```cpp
struct BtHot {
    const OccBlock *blocks; bwtint primary;
    const uint32_t *jump; uint32_t jump_levels;
    uint32_t L2lo[4], L2hi;
    uint32_t s_pk[5], u_pk[5];
    uint32_t p0, p1, p2, p3;
    uint32_t inv_c_min, max_entries, pool_cap, n_reads, big_cap;
    uint32_t c_min;
    PS_HD int len() const { return (int)(p0 & 0xffu); }
    PS_HD int seed_len() const { return (int)((p0 >> 8) & 0xffu); }
    PS_HD int indel_end_skip() const { return (int)((p0 >> 16) & 0xffu); }
    PS_HD int max_del_occ() const { return (int)(p0 >> 24); }
    PS_HD int max_gapo() const { return (int)(p1 & 0xfu); }
    PS_HD int max_gape() const { return (int)((p1 >> 4) & 0xfu); }
    PS_HD bool mode_gape() const { return ((p1 >> 8) & 1u) != 0; }
    PS_HD bool use_seed() const { return ((p1 >> 9) & 1u) != 0; }
    PS_HD bool profile() const { return ((p1 >> 10) & 1u) != 0; }
    PS_HD bool has_big() const { return ((p1 >> 11) & 1u) != 0; }
    PS_HD int seed_units() const { return (int)((p1 >> 12) & 0xfffu); }
    PS_HD int u_tight() const { return (int)(p1 >> 24); }
    PS_HD int s_gapo_ins() const { return (int)(p2 & 0xffu); }
    PS_HD int s_gape() const { return (int)((p2 >> 8) & 0xffu); }
    PS_HD int s_gapo_del() const { return (int)((p2 >> 16) & 0xffu); }
    PS_HD int s_stop() const { return (int)(p2 >> 24); }
    PS_HD int u_gapo_ins() const { return (int)(p3 & 0xffu); }
    PS_HD int u_gape() const { return (int)((p3 >> 8) & 0xffu); }
    PS_HD int u_gapo_del() const { return (int)((p3 >> 16) & 0xffu); }
    PS_HD int n_buckets() const { return (int)(p3 >> 24); }
    PS_HD bwtint L2(int c) const
    { return (bwtint)L2lo[c] | ((bwtint)((L2hi >> c) & 1u) << 32); }
    PS_HD bwtint L2_dyn(int c) const
    { return (bwtint)sel4s(L2lo[0], L2lo[1], L2lo[2], L2lo[3], c) | ((bwtint)((L2hi >> c) & 1u) << 32); }
};
inline bool bt_hot_make(const BtArgs &a, BtHot &h)
{
    const Model &md = a.md;
    h.blocks = a.ix.blocks; h.primary = a.ix.primary; h.L2hi = 0;
    h.jump = a.ix.jump; h.jump_levels = a.ix.jump ? (uint32_t)a.ix.jump_levels : 0u;
    for (int c = 0; c < 4; ++c) { h.L2lo[c] = (uint32_t)a.ix.L2[c]; h.L2hi |= (uint32_t)((a.ix.L2[c] >> 32) & 1ull) << c; }
    h.L2hi |= (uint32_t)((a.ix.seq_len >> 32) & 1ull) << 4;
    for (int c = 0; c < 5; ++c) { h.s_pk[c] = md.s_mm_pk[c]; h.u_pk[c] = md.u_mm_pk[c]; }
    const int seed_units = md.max_seed_diff * md.u_tight;
    const bool ok = a.len >= 0 && a.len <= 255 && md.seed_len >= 0 && md.seed_len <= 255 && md.indel_end_skip >= 0 && md.indel_end_skip <= 255 &&
                    md.max_del_occ >= 0 && md.max_del_occ <= 255 && md.max_gapo >= 0 && md.max_gapo <= 15 && md.max_gape >= 0 && md.max_gape <= 15 &&
                    seed_units >= 0 && seed_units <= 4095 && md.u_tight >= 0 && md.u_tight <= 255 && md.s_stop >= 0 && md.s_stop <= 255 &&
                    md.s_gapo_ins >= 0 && md.s_gapo_ins <= 255 && md.s_gape >= 0 && md.s_gape <= 255 && md.s_gapo_del >= 0 && md.s_gapo_del <= 255 &&
                    md.u_gapo_ins >= 0 && md.u_gapo_ins <= 255 && md.u_gape >= 0 && md.u_gape <= 255 && md.u_gapo_del >= 0 && md.u_gapo_del <= 255 &&
                    md.n_buckets >= 0 && md.n_buckets <= 255 && md.max_entries >= 0 && md.inv_c_min >= 0 && md.max_units <= 255 && a.ix.L2[0] == 0;
    h.p0 = (uint32_t)a.len | ((uint32_t)md.seed_len << 8) | ((uint32_t)md.indel_end_skip << 16) | ((uint32_t)md.max_del_occ << 24);
    h.p1 = (uint32_t)md.max_gapo | ((uint32_t)md.max_gape << 4) | ((md.mode_gape ? 1u : 0u) << 8) | ((md.use_seed ? 1u : 0u) << 9) |
// ... 403 lines not shown
```

para-suite_amd/csrc/ps_kernels.h:

```cpp
#pragma once
#include <hip/hip_runtime.h>
#include "ps_types.h"
#include "ps_budget.h"

namespace ps {

static const int PS_MAX_CIGAR = 16;

struct WidthArgs {
    IndexView ix;
    int n_reads, len, seed_len, use_seed;
    const int32_t *lens;
    const uint32_t *bases; const uint32_t *nmask;
    uint32_t *w; uint32_t *cwb; uint32_t *cswb;
    KStats *stats;
};

struct EffortArgs {
    IndexView ix;
    int n_reads, len;
    const int32_t *lens;
    const uint32_t *bases; const uint32_t *nmask;
    uint32_t s_pk[5];
    int c_restart;
    uint32_t w_pin;
    uint8_t *est;
    uint16_t *est_ab;
};

struct EffortModelArgs {
    int n_reads, len;
    const int32_t *lens; const uint8_t *units_by_len;
    const uint32_t *bases; const uint32_t *nmask; const uint32_t *cwb;
    const uint8_t *est;
    uint32_t s_pk[5]; uint32_t inv_c_min;
    int max_units, u_tight, seed_units, use_seed, seed_len;
    int max_gapo, indel_end_skip, u_gapo_ins, u_gapo_del;
    int depth;
    float rows;
    int log_scale;
    uint8_t *key; float *pred;
};

struct RefineItem { int32_t read; bwtint rb; int32_t ref_shift; int32_t strand; };
struct RefineArgs {
    IndexView ix;
    int n_items, len, n_reads;
    const int32_t *lens;
    const uint32_t *bases; const uint32_t *nmask;
    const RefineItem *items;
    uint32_t *cigar; int32_t *n_cigar;
    uint8_t *zbuf; size_t z_per_block;
    int32_t *hebuf; size_t he_per_block;
};
inline size_t refine_he_words(int len) { return (size_t)(len + 2) * 64 * 2; }

static const size_t PS_LDS_PER_CU = 160 * 1024;
void set_dynamic_lds(const void *kernel, const char *name, size_t bytes);

void launch_width(const WidthArgs &a, hipStream_t s);
void launch_effort(const EffortArgs &a, hipStream_t s);
void launch_effort_model(const EffortModelArgs &a, hipStream_t s);
void launch_jump_build(const IndexView &ix, uint32_t *table, int levels, hipStream_t s);
bool launch_backtrack(const BtArgs &a, const BtArgs *d_args , BtArgs *h_stage ,
                      int n_blocks, int lm_stride, hipStream_t s, bool stats);
void launch_index_check(const IndexView &ix, unsigned long long *out , hipStream_t s);
void launch_sa2pos(const IndexView &ix, const bwtint *rows, bwtint *out, int n, KStats *stats, hipStream_t s);
void launch_refine(const RefineArgs &a, int n_blocks, hipStream_t s);
size_t order_sort_tmp_words(int n);
void launch_order_sort(const uint8_t *key, int n, uint32_t *tmp, int32_t *order, hipStream_t s);
void launch_class_ranks(const uint8_t *cls, long long n, const uint32_t *grp, uint32_t *e_before, uint32_t *h_before, hipStream_t s);

}
```

para-suite_amd/csrc/ps_kernels.hip:

```cpp
#include <hip/hip_runtime.h>
#include <algorithm>
#include <cstdlib>
#include <stdexcept>
#include <string>
#include "ps_core.h"
#include "ps_narrow.h"
#include "ps_kernels.h"

namespace ps {

static const int PS_Q_CHUNK = 64;
#ifndef PS_BT_WAVES
#define PS_BT_WAVES 4
#endif

__device__ __forceinline__ unsigned long long wave_sum(unsigned long long v)
{
    for (int o = 32; o > 0; o >>= 1) v += __shfl_xor(v, o, 64);
    return v;
}
__device__ __forceinline__ void flush_stats(KStats *ks, const LaneStats &st)
{
    if (!ks) return;
    unsigned long long v[8] = {st.pairs, st.same, st.nodes, st.pushes, st.pops, st.lf, st.iters, st.exact};
// ... 95 lines not shown
    const unsigned long long t_start = wall_clock64();
    int q_next = 0, q_end = 0;
    bool exhausted = false;
    for (;;) {
        const bool want = L.mode == M_FETCH;
        const unsigned long long wmask = __ballot(want), lmask = __ballot(L.mode != M_EXIT), hmask = __ballot(L.mode == M_HIT);
        if (lmask == 0) break;
        const bool stalled = (wmask | hmask) == lmask;
        const bool serve_hit = hmask != 0 && (__popcll(hmask) >= (int)hit_min || stalled);
        int fetch_r = -1;
        if (wmask) {
            const int cnt = __popcll(wmask);
            if (cnt >= (int)fetch_min || stalled) {
                const int rank = __popcll(wmask & lane_lt);
                int served = 0;
                while (served < cnt) {
                    if (q_next == q_end) {
                        if (exhausted) break;
                        unsigned int base = 0;
                        if (lane == 0) base = atomicAdd(queue, (unsigned int)PS_Q_CHUNK);
                        base = (unsigned int)__shfl((int)base, 0, 64);
                        if (base >= n_reads) { exhausted = true; break; }
                        q_next = (int)base;
                        q_end = (int)base + PS_Q_CHUNK < (int)n_reads ? (int)base + PS_Q_CHUNK : (int)n_reads;
                    }
                    const int take = q_end - q_next < cnt - served ? q_end - q_next : cnt - served;
                    if (want && rank >= served && rank < served + take) fetch_r = q_next + (rank - served);
                    q_next += take; served += take;
                }
                if (want && fetch_r < 0 && exhausted) fetch_r = (int)n_reads;
            }
        }
        bt_iter(a, h, L, m, fetch_r, serve_hit);
    }
    if (lane == 0) L.st.lf = (uint32_t)((wall_clock64() - t_start) >> 4);
    flush_stats(a.stats, L.st);
}


template <bool STATS, bool NB32>
__global__ void __launch_bounds__(256, PS_BT_WAVES) k_backtrack_n(const BtArgs *__restrict__ ap, BtHot hk, int lm_stride)
{
    const BtArgs &a = *ap;
    BtHot h; pin_hot(h, hk);
    uint32_t *const queue = reinterpret_cast<uint32_t *>(pin64(reinterpret_cast<unsigned long long>(a.queue)));
    const uint32_t n_reads = h.n_reads, fetch_min = pin32((uint32_t)a.fetch_min), hit_min = pin32((uint32_t)a.hit_min);
    extern __shared__ __attribute__((aligned(16))) uint8_t smem[];
    const int lane_g = blockIdx.x * blockDim.x + threadIdx.x;
    BtMem m;
    bt_mem_bind(m, smem + (size_t)threadIdx.x * lm_stride, h.len(), h.seed_len());
    uint8_t *const pool_private = reinterpret_cast<uint8_t *>(a.pool) + (size_t)lane_g * h.pool_cap * sizeof(Entry16);
    m.pool = pool_private;
    m.heads = nullptr;
    NLane L;
    nl_init(L);
    LaneStats st;
    ls_init(st);
    NtClock clk;
    for (int j = 0; j < 4; ++j) clk.tm[j] = 0;
    clk.t_last = 0;
#ifdef PS_STAMPS
    clk.t_last = __builtin_amdgcn_s_memtime();
#endif
    const int lane = threadIdx.x & 63;
    const unsigned long long t_start = STATS ? wall_clock64() : 0ull;
    uint32_t iters0 = 0;
    int q_next = 0, q_end = 0;
    bool exhausted = false;
    for (;;) {
        const int mode = nl_mode(L.ctl);
        const bool want = mode == M_FETCH;
        if (want && (L.ctl & NL_BIG)) {
            const unsigned int slot = (unsigned int)((reinterpret_cast<uint8_t *>(m.pool) - a.big_pool) / ((size_t)h.big_cap * sizeof(Entry16)));
            __threadfence();
            atomicExch(a.big_busy + slot, 0u);
            m.pool = pool_private;
            L.ctl &= ~NL_BIG;
        }
        const unsigned long long wmask = __ballot(want), lmask = __ballot(mode != M_EXIT), hmask = __ballot(mode == M_HIT);
        if (lmask == 0) break;
        const bool stalled = (wmask | hmask) == lmask;
        const bool serve_hit = hmask != 0 && (__popcll(hmask) >= (int)hit_min || stalled);
        int fetch_r = -1;
        if (wmask) {
            const int cnt = __popcll(wmask);
            if (cnt >= (int)fetch_min || stalled) {
                const int rank = (int)__builtin_amdgcn_mbcnt_hi((unsigned int)(wmask >> 32), __builtin_amdgcn_mbcnt_lo((unsigned int)wmask, 0u));
                int served = 0;
                while (served < cnt) {
                    if (q_next == q_end) {
                        if (exhausted) break;
                        unsigned int base = 0;
                        if (lane == 0) base = atomicAdd(queue, (unsigned int)PS_Q_CHUNK);
                        base = (unsigned int)__shfl((int)base, 0, 64);
                        if (base >= n_reads) { exhausted = true; break; }
                        q_next = (int)base;
                        q_end = (int)base + PS_Q_CHUNK < (int)n_reads ? (int)base + PS_Q_CHUNK : (int)n_reads;
                    }
                    const int take = q_end - q_next < cnt - served ? q_end - q_next : cnt - served;
                    if (want && rank >= served && rank < served + take) fetch_r = q_next + (rank - served);
                    q_next += take; served += take;
                }
                if (want && fetch_r < 0 && exhausted) fetch_r = (int)n_reads;
            }
        }
        unsigned long long gmask = __ballot(mode == M_GROW);
        while (gmask) {
            const int src = __ffsll((unsigned long long)gmask) - 1;
            gmask &= gmask - 1;
            const unsigned int n_big = a.n_big;
            unsigned int slot = n_big;
            if (lane == src) {
                unsigned int at = atomicAdd(a.big_next, 1u) % n_big;
                for (int tries = 0; tries < 256; ++tries) {
                    if (atomicCAS(a.big_busy + at, 0u, 1u) == 0u) { slot = at; break; }
                    at = at + 1u == n_big ? 0u : at + 1u;
                }
            }
            slot = (unsigned int)__shfl((int)slot, src, 64);
            const unsigned int n_copy = (unsigned int)__shfl((int)nl_bump(L), src, 64);
            const unsigned long long from = (unsigned long long)__shfl((long long)reinterpret_cast<unsigned long long>(m.pool), src, 64);
            if (slot < n_big) {
                const uint4 *sp = reinterpret_cast<const uint4 *>(from);
                uint4 *dp = reinterpret_cast<uint4 *>(a.big_pool + (size_t)slot * h.big_cap * sizeof(Entry16));
                for (unsigned int e = (unsigned int)lane; e < n_copy; e += 64u) dp[e] = sp[e];
                __threadfence();
                if (lane == src) { m.pool = dp; L.ctl = nl_set_mode(L.ctl | NL_BIG, M_EXPAND); }
            } else if (lane == src) L.ctl = nl_set_mode(nl_set_status(L.ctl, RS_OVERFLOW_POOL), M_POP);
        }
        nt_iter<STATS, NB32>(a, h, L, st, m, fetch_r, serve_hit, &clk);
        if (STATS && a.read_iters) {
            const int now = nl_mode(L.ctl);
            if (mode == M_FETCH && now != M_FETCH && now != M_EXIT) {
                iters0 = st.iters - 1u;
                const int len = nl_len(L), sl = h.seed_len();
                a.read_iters[PS_RI_WORDS * (size_t)L.r + 2] = (uint32_t)(m.cw[len - 1] & 0x7f) | ((h.use_seed() && sl > 0 && sl < len ? (uint32_t)(m.csw[sl - 1] & 0x7f) : 0u) << 8) | (a.est_ab ? (uint32_t)a.est_ab[L.r] << 16 : 0u);
                const uint32_t *cw32 = reinterpret_cast<const uint32_t *>(m.cw);
                for (int p = 0; p < 16; ++p) a.read_iters[PS_RI_WORDS * (size_t)L.r + 4 + p] = p < lm_ncw(len) ? cw32[p] : 0u;
            }
            if (mode != M_FETCH && mode != M_EXIT && now == M_FETCH) {
                uint32_t *ri = a.read_iters + PS_RI_WORDS * (size_t)L.r;
                ri[0] = st.iters - iters0; ri[1] = nl_bump(L);
                ri[3] = (uint32_t)nl_best_score(L) | ((uint32_t)nl_max_units(L) << 8) | ((uint32_t)nl_n_aln(L.ctl) << 16);
            }
        }
    }
    if (STATS) {
        if (lane == 0) st.lf = (uint32_t)((wall_clock64() - t_start) >> 4);
#ifdef PS_STAMPS
        st.nodes = lane == 0 ? (uint32_t)(clk.tm[0] >> 6) : 0; st.pushes = lane == 0 ? (uint32_t)(clk.tm[1] >> 6) : 0;
        st.pops = lane == 0 ? (uint32_t)(clk.tm[2] >> 6) : 0; st.exact = lane == 0 ? (uint32_t)(clk.tm[3] >> 6) : 0;
#endif
        flush_stats(a.stats, st);
    } else {
        st.nodes = st.pushes = st.pops = st.iters = st.exact = st.lf = 0;
        flush_stats(a.stats, st);
    }
}
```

**********

WHAT TO DO:
Some of the data mentions "nodes". Copy every line where it does.

YOUR RESPONSE:
    unsigned long long v[8] = {st.pairs, st.same, st.nodes, st.pushes, st.pops, st.lf, st.iters, st.exact};
        st.nodes = lane == 0 ? (uint32_t)(clk.tm[0] >> 6) : 0; st.pushes = lane == 0 ? (uint32_t)(clk.tm[1] >> 6) : 0;
        st.nodes = st.pushes = st.pops = st.iters = st.exact = st.lf = 0;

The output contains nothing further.